Oil Minister of Iraq
- In office May 2005 – December 2005
- Preceded by: Ahmed Chalabi
- Succeeded by: Ahmed Chalabi

Personal details
- Born: 1954 (age 71–72) Najaf, Iraq
- Party: Independent
- Relations: Mohammad Bahr al-Uloom (father) Razi Shirazi (maternal uncle)

= Ibrahim Bahr al-Uloom =

Iraqi politician (born 1954)

Sayyid Dr. Muhammad-Ibrahim Bahr al-Uloom (محمد ابراهيم بحر العلوم; born 1954) is an Iraqi politician, academician, and petroleum expert. He has served twice as the Iraqi Minister of Oil. He first took the ministerial role as part of the cabinet appointed by the Interim Iraq Governing Council in September 2003 until June 2004. Bahr al-Uloom went on to serve a second term as the minister in 2005 where he then submitted his resignation in protest against a governmental decision to increase the price of oil products five-fold.

== Early life and education ==
Bahr al-Uloom was born in 1954 in Najaf to Mohammad Bahr al-Uloom.
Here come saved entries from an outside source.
#define BN_WAVE 64
#define BN_SPLIT_MAX_N ((size_t)98304)
#define TRIO_MAX_BATCH_DEFAULT 16384
#define NONET_WIDE_MAX_BATCH 1024
#define NONET_MAX_BATCH_DEFAULT 3072
#define LM_MAX_BATCH_DEFAULT 1536
enum BnMillerLayout { BN_ML_LANE_MACHINE = 0, BN_ML_WAVE_ROLES = 1, BN_ML_LANE_PAIRS = 2 };
enum BnFeLayout { BN_FE_NONET_WIDE = 0, BN_FE_NONET = 1, BN_FE_OCTET = 2, BN_FE_LANE_PAIRS = 3 };
struct BnRouteLimits { size_t lm_max, nonet_wide_max, nonet_max, small_max; };
struct BnRoute { int miller, fe; };
static inline BnRoute bn_route(const BnRouteLimits& L, size_t n) {
  BnRoute r = {BN_ML_LANE_PAIRS, BN_FE_LANE_PAIRS};
  if (n > L.small_max) return r;
  r.miller = n <= L.lm_max ? BN_ML_LANE_MACHINE : BN_ML_WAVE_ROLES;
  r.fe = n <= L.nonet_max ? (n <= L.nonet_wide_max ? BN_FE_NONET_WIDE : BN_FE_NONET) : BN_FE_OCTET;
  return r;
}
static inline int bn_route_table(const BnRouteLimits& L, size_t* max_n, BnRoute* route, int cap) {
  size_t b[4] = {L.lm_max, L.nonet_wide_max, L.nonet_max, L.small_max};
  for (int i = 0; i < 4; ++i) if (b[i] > L.small_max) b[i] = L.small_max;
  for (int i = 0; i < 4; ++i) for (int j = i + 1; j < 4; ++j) if (b[j] < b[i]) { size_t t = b[i]; b[i] = b[j]; b[j] = t; }
  int rows = 0;
// ... 117 lines not shown
__attribute__((visibility("hidden"))) int bn254_pair_leaf_floor(size_t n, Ws ws, hipStream_t s, int mode);
__attribute__((visibility("hidden"))) int bn254_pair_fe_program(size_t n, Ws ws, const unsigned char* prog, hipStream_t s);
__attribute__((visibility("hidden"))) int bn254_pair_final_exp_product(size_t n, size_t k, Ws ws, uint8_t* gt_out, uint8_t* status_out, int raw_only,
                                                                       hipStream_t s);
__attribute__((visibility("hidden"))) int bn254_pair_final_exp(size_t n, Ws ws, int use_hash, uint8_t* status_out, const uint32_t* map,
                                                               const uint32_t* count, hipStream_t s, size_t base = 0);
__attribute__((visibility("hidden"))) int bn254_pair_miller_rand(size_t n, size_t n_groups, int items_per_pair, Ws ws, size_t gbase, hipStream_t s);
__attribute__((visibility("hidden"))) int bn254_pair_rand_tail(size_t n_groups, Ws ws, size_t gbase, hipStream_t s);
struct AggdSlots { const uint32_t* slot_agg; const uint64_t* incl; const uint64_t* lo; const uint64_t* hi; };
__attribute__((visibility("hidden"))) int bn254_pair_aggd_miller(size_t n_slots, Ws ws, AggdSlots sl, size_t gbase, size_t pbase, uint32_t* pseg, int last,
                                                                 hipStream_t s);
__attribute__((visibility("hidden"))) int bn254_pair_aggd_level(size_t n_elems, Ws ws, const uint32_t* seg, size_t ebase, size_t gbase, size_t pbase,
                                                                 uint32_t* pseg, int last, hipStream_t s);
__attribute__((visibility("hidden"))) int bn254_pair_aggd_tail(size_t n, Ws ws, size_t gbase, size_t obase, hipStream_t s);
__attribute__((visibility("hidden"))) int bn254_pair_aggregate(const uint32_t* tuple_msg, const uint64_t* tuple_off, const uint32_t* signer_idx, size_t n,
                                                               size_t n_signers, size_t n_msgs, Pool pk_pool, Pool sig_pool, Pool h_pool, Pool sub_pool,
                                                               size_t n_groups, Pool sub1_pool, size_t groups4, Ws ws, hipStream_t s,
                                                               const uint32_t* perm = nullptr, const Pool* wide2_pool = nullptr,
                                                               const Pool* wide1_pool = nullptr);
__attribute__((visibility("hidden"))) int bn254_pair_g2_mul_fixed(const uint8_t* d_scalars, size_t n, int reduce, Pool comb, uint8_t* d_out, uint8_t* d_status,
                                                                  hipStream_t s);
#define BN_G2_COMB_RECORDS (65 * 8 + 1)
__attribute__((visibility("hidden"))) int bn254_pair_g1_mul_fixed(const uint8_t* d_scalars, size_t n, int reduce, Pool comb, uint8_t* d_out, uint8_t* d_status,
                                                                  hipStream_t s);
#define BN_G1_COMB_RECORDS (65 * 8 + 3)
__attribute__((visibility("hidden"))) int bn254_pair_decode_g2(const uint8_t* pts, size_t n, uint32_t flags, Ws ws, int accumulate, hipStream_t s);
__attribute__((visibility("hidden"))) int bn254_pair_decompress_g2(const uint8_t* in, size_t n, Ws ws, hipStream_t s, int skip_subgroup_test = 0);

From both sides, he hails from prominent scholarly families. From his paternal side he is from the Bahr al-Uloom family. From his mother's side, he hails from the Shirazi family. He claims agnatic descent from Muhammad's daughter Fatimah and her husband, Ali, the first Shia Imam.

Bahraluloom was educated in the United States, earning a Ph.D. in Petroleum Engineering from the New Mexico Tech. He previously worked for the Kuwaiti Oil Ministry after graduating from the University of Baghdad in BSc Petroleum Engineering. He worked for the Petroleum Recovery Research Center in New Mexico, and later as an oil and gas consultant in London, United Kingdom.

== Political career ==

Bahraluloom ran for parliament by forming his own independent political group, the Future Iraq Grouping. He was elected as a member of the National Iraqi Assembly in 2005, and was elected for another term as a member of parliament from 2014 - 2018. He was a member of the Oil & Energy Parliamentary committee where he headed the committee in forming the legislation for the Iraqi National Oil Company Law. The law was passed in March 2018.

He is a founding member of the Alalamain Institute for Higher Education. The first and only private higher education institute specialising in law and political science for postgraduate studies in Iraq. Bahraluloom is the chairman of the Iraqi Energy Academy, a scientific establishment whose mission is to develop human resources for the energy sector through the process of training and qualification. He survived an assassination attempt in Iraq in 2003 and another in 2005.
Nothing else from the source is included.